-------- Extracted data

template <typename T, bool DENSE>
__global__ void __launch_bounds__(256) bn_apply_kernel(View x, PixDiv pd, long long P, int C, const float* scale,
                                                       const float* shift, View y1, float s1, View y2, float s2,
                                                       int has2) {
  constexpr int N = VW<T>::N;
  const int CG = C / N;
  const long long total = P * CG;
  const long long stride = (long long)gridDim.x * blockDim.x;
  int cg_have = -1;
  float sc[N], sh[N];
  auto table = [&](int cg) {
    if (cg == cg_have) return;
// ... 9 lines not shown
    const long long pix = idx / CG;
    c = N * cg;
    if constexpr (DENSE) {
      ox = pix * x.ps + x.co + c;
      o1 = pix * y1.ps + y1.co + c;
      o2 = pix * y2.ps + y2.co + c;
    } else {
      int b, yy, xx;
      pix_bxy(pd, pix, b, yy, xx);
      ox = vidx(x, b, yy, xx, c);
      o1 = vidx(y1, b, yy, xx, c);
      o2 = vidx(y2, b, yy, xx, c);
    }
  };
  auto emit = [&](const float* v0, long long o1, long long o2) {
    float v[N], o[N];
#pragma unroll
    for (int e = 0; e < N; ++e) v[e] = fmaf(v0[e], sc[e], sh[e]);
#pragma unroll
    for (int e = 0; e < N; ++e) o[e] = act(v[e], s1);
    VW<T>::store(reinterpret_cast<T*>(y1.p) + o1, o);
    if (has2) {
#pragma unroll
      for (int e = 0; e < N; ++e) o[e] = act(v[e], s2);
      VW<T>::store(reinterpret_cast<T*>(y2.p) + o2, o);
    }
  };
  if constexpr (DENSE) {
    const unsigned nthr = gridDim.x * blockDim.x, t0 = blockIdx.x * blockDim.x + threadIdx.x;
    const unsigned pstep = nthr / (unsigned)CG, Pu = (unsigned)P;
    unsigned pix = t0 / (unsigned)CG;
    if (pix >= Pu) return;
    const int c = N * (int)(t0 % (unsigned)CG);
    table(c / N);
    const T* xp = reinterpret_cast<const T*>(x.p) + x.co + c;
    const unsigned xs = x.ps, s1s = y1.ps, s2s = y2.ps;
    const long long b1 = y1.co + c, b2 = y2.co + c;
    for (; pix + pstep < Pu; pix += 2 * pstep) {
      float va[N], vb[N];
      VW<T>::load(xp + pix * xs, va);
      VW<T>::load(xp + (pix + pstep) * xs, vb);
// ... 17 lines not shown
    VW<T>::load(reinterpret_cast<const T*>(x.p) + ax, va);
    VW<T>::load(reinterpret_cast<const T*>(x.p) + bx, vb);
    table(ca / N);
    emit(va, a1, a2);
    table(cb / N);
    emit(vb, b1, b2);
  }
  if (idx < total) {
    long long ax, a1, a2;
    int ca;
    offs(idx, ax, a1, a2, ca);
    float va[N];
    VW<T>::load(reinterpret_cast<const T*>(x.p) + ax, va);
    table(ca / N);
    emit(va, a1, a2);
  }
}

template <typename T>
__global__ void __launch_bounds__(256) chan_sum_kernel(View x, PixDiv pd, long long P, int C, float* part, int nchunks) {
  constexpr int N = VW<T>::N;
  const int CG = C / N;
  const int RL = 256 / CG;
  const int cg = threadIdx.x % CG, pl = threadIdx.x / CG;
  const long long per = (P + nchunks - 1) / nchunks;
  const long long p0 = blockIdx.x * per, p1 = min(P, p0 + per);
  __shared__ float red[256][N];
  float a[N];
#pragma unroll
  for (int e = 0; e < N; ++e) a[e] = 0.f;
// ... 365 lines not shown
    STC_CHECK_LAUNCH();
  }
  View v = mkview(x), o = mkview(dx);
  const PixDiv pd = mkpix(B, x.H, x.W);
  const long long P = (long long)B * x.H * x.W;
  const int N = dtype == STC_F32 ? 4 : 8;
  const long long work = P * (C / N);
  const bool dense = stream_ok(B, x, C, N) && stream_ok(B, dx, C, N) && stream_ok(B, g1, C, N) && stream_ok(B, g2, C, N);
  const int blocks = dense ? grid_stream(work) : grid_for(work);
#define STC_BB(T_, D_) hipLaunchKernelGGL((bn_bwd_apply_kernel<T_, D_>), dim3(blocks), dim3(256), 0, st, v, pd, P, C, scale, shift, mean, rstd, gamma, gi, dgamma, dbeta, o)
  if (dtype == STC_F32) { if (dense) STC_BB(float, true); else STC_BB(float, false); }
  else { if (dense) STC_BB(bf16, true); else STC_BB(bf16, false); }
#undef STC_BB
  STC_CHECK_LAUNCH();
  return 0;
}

----------------
-------- Extracted data

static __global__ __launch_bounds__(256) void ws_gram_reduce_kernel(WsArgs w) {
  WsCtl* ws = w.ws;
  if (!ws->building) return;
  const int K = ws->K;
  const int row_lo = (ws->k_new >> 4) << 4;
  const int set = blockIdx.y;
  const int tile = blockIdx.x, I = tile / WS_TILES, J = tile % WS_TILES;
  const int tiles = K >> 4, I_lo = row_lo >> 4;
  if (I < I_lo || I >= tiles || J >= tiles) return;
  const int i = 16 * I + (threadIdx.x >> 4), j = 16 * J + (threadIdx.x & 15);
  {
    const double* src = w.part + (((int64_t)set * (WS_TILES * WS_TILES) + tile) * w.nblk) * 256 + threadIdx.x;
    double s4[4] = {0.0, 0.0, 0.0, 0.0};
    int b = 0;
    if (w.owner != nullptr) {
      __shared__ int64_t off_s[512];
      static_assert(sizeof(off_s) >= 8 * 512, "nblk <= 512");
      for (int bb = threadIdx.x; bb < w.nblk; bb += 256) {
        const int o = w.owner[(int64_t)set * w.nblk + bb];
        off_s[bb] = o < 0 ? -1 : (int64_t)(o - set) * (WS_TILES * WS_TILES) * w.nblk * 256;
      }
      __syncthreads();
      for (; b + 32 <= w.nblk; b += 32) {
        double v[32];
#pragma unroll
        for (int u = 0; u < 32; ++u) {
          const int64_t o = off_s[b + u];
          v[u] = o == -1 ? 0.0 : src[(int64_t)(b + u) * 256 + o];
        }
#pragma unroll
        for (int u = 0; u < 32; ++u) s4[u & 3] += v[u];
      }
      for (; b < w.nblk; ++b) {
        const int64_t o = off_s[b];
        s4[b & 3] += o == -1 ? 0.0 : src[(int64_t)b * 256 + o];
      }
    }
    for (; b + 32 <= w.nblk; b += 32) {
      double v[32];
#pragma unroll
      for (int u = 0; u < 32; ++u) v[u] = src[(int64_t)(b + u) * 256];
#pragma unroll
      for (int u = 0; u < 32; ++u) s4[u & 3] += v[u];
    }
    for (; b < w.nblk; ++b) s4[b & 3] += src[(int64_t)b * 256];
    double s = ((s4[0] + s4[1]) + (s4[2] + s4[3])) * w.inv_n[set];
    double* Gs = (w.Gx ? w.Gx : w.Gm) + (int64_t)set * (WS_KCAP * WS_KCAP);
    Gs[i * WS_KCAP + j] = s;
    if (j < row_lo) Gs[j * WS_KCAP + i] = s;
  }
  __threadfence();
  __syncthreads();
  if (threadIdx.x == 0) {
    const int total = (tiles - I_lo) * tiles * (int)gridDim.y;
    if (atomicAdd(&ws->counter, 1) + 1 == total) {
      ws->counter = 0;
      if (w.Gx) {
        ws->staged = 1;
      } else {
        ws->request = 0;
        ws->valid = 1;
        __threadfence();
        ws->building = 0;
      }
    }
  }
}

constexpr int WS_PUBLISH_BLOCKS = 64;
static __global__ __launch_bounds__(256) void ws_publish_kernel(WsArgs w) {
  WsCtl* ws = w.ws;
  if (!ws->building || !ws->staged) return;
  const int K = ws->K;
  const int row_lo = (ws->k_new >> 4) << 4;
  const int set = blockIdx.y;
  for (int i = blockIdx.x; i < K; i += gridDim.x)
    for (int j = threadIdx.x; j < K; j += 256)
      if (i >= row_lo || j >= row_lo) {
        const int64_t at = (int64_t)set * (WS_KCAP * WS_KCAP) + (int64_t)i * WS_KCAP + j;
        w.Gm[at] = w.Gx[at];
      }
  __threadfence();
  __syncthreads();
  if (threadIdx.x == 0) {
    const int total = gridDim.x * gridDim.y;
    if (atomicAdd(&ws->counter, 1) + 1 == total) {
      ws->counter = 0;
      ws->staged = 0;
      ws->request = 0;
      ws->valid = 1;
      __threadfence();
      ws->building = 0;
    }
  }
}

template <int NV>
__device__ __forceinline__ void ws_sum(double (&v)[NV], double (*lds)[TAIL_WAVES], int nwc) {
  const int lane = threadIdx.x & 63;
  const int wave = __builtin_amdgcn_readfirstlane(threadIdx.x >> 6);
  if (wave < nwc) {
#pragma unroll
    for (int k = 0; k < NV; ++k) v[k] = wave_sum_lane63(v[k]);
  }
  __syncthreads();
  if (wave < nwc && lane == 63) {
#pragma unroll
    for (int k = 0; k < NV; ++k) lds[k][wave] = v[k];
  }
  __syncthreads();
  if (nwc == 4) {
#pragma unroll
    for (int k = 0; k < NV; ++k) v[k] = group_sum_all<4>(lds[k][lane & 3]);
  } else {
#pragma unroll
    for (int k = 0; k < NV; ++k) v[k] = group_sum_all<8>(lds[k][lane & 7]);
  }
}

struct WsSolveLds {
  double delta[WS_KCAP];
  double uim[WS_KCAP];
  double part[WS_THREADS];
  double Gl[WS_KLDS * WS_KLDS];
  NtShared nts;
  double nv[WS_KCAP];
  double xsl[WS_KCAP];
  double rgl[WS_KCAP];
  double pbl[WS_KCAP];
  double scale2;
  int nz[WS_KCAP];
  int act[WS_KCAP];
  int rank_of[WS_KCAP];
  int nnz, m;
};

----------------

What the task requires:
Using the entries above, return each line in which the word "long" occurs.

Response to the task:
__global__ void __launch_bounds__(256) bn_apply_kernel(View x, PixDiv pd, long long P, int C, const float* scale,
  const long long total = P * CG;
  const long long stride = (long long)gridDim.x * blockDim.x;
    const long long pix = idx / CG;
  auto emit = [&](const float* v0, long long o1, long long o2) {
    const long long b1 = y1.co + c, b2 = y2.co + c;
    long long ax, a1, a2;
__global__ void __launch_bounds__(256) chan_sum_kernel(View x, PixDiv pd, long long P, int C, float* part, int nchunks) {
  const long long per = (P + nchunks - 1) / nchunks;
  const long long p0 = blockIdx.x * per, p1 = min(P, p0 + per);
  const long long P = (long long)B * x.H * x.W;
  const long long work = P * (C / N);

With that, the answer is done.